Oct 13, 2022 - Sale 2617

Sale 2617 - Lot 63

Price Realized: $ 531
?Final Price Realized includes Buyer’s Premium added to Hammer Price
Estimate: $ 800 - $ 1,200
Lowell, Percival (1855-1916)
Annals of the Lowell Observatory: Observations of the Planet Mars during the Opposition of 1895-5, Made at Flagstaff, Arizona.

Boston, New York, & Cambridge: Riverside Press for Houghton, Mifflin & Co., 1898.

First edition, four large quarto volumes in original limp bindings, illustrated throughout, a very nicely preserved set housed in modern custom folding cases covered in attractive dark blue cloth with neat paper labels on spines and front panels of each, 12 x 10 1/8 in. (4)

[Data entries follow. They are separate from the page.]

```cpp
extern "C" int dafs_hipk_pairhmm3_launch(const dafs_pairhmm3_args* args, const dafs_pairhmm_plan* plan, void* hip_stream) {
  if (!args || !plan) return DAFS_HIP_EINVAL;
  if (args->ntasks == 0) return DAFS_HIP_OK;
  pair_variant* v = nullptr;
  for (pair_variant& c : k_variants)
    if (c.G == (int)plan->group && c.W == (int)plan->width) v = &c;
  if (!v || plan->nwaves % 4 || plan->nwaves == 0) return DAFS_HIP_EINVAL;
  const uint64_t per_wave = (uint64_t)plan->slab_steps * plan->width * 64 * sizeof(float) * 2;
  if (per_wave && plan->nwaves > plan->scratch_bytes / per_wave) return DAFS_HIP_EINVAL;
  const uint32_t rp_cap = plan->slab_steps - plan->group + 1;
  const size_t rp_lds = pair_rowptr_lds(v->G, rp_cap);
  if (rp_lds > kPairRowptrLdsMax) return DAFS_HIP_ETOOLONG;
  size_t lds = 0;
  uint32_t emit_e = pair_emit_window(*v, rp_lds, &lds);
  if (lds + (size_t)v->lds_static > 64 * 1024 && !lds_optin_once(v->fn, 160 * 1024 - v->lds_static, v->optin)) return DAFS_HIP_ELAUNCH;
  dafs_pairhmm3_args a = *args;
  {
    float* f = &a.model.init[0];
    for (size_t k = 0; k < sizeof a.model / sizeof(float); ++k) f[k] *= 32.0f;
  }
  uint32_t steps = plan->slab_steps, cap = rp_cap;
  void* params[] = {&a, &steps, &cap, &emit_e};
  hipError_t launch_err = hipSuccess;
  STAGE_LAUNCH(dafs::ST_PAIRHMM3, (hipStream_t)hip_stream) launch_err = hipLaunchKernel(v->fn, dim3(plan->nwaves / 4), dim3(256), params, lds, (hipStream_t)hip_stream);
  if (hip_check(launch_err)) return DAFS_HIP_ELAUNCH;
  return DAFS_HIP_OK;
}
```

include/dafs_hip.h:

```cpp
#ifndef DAFS_HIP_H
#define DAFS_HIP_H
#include <stddef.h>
#include <stdint.h>

#ifdef __cplusplus
extern "C" {
#endif

#define DAFS_HIP_NONE 0xFFFFFFFFu

enum {
  DAFS_HIP_OK = 0,
  DAFS_HIP_EINVAL = -1,
  DAFS_HIP_ENODEV = -2,
  DAFS_HIP_ENOMEM = -3,
  DAFS_HIP_ETOOLONG = -4,
  DAFS_HIP_EOVERFLOW = -5,
  DAFS_HIP_ELAUNCH = -6,
  DAFS_HIP_ECOMM = -7
};
const char* dafs_hip_strerror(int code);
const char* dafs_hip_last_error(void);

enum { DAFS_ALIGN_PROBCONS = 0, DAFS_ALIGN_CONTRALIGN = 1 };
enum { DAFS_FOLD_CONTRAFOLD = 0 };


typedef struct {
  uint32_t off1, len1;
  uint32_t off2, len2;
} dafs_pair_task;

typedef struct {
  uint32_t group;
  uint32_t width;
  uint32_t nwaves;
  uint32_t slab_steps;
  uint64_t scratch_bytes;
} dafs_pairhmm_plan;

typedef struct {
  float init[3];
  float trans[3][3];
  float match[7][8];
  float ins[8];
} dafs_pairhmm3_model;

typedef struct {
  const uint8_t* codes;
  const dafs_pair_task* tasks;
  uint32_t ntasks;
  float th;
  float* scratch;
  uint32_t* queue;
  const uint64_t* rp_off;
  uint32_t* rowptr_pool;
  uint32_t* ent_col;
  float* ent_val;
  unsigned long long* pool_top;
  uint64_t pool_cap;
  uint64_t* pair_off;
  uint32_t* pair_nnz;
  float* sim;
  int* status;
  dafs_pairhmm3_model model;
} dafs_pairhmm3_args;

int dafs_hipk_pairhmm_plan(uint32_t ntasks, uint32_t max_len1, uint32_t max_len2, dafs_pairhmm_plan* plan);
int dafs_hipk_pairhmm3_launch(const dafs_pairhmm3_args* args, const dafs_pairhmm_plan* plan, void* hip_stream);
void dafs_hip_pairhmm3_default_model(dafs_pairhmm3_model* m);
uint8_t dafs_hip_residue_code(char c);

typedef struct {
  float match[5][5];
  float insert[5];
  float single[5];
  float pair[5][5];
} dafs_pairhmm5_model;

typedef struct {
  const uint8_t* codes;
  const dafs_pair_task* tasks;
  uint32_t ntasks;
  float th;
  float* scratch;
  uint32_t* queue;
  const uint64_t* rp_off;
  uint32_t* rowptr_pool;
  uint32_t* ent_col;
  float* ent_val;
  unsigned long long* pool_top;
  uint64_t pool_cap;
  uint64_t* pair_off;
  uint32_t* pair_nnz;
  float* sim;
  int* status;
  dafs_pairhmm5_model model;
} dafs_pairhmm5_args;
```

Lowell did extensive work between 1893 and 1908 on his study of Mars. This work includes many images of Lowell's renderings of the canals on the surface of Mars, which he deemed, "non-natural features" that suggested to him the work of an intelligent lifeform. Lowell called the features "canals" because he thought they had been dug by inhabitants attempting to reach the planet's ice caps during a profound drought. Today, it is settled science that the features on Mars are not made by an intelligent form of life, and that the images Lowell spied through telescopes appeared as they did because of an optical illusion and other factors. Although Lowell's work on Mars failed to give much to astronomy, his imaginative interpretations did inform science fiction. Beginning with H.G. Wells' War of the Worlds in 1898, the image aliens fleeing a dying Mars and striking out into the universe to save themselves through desperate measures entered the collective imagination and fueled dozens of other works of fiction, including Heinlein's Red Planet, Burroughs' The God of Mars, Bradbury's Martian Chronicles, and others.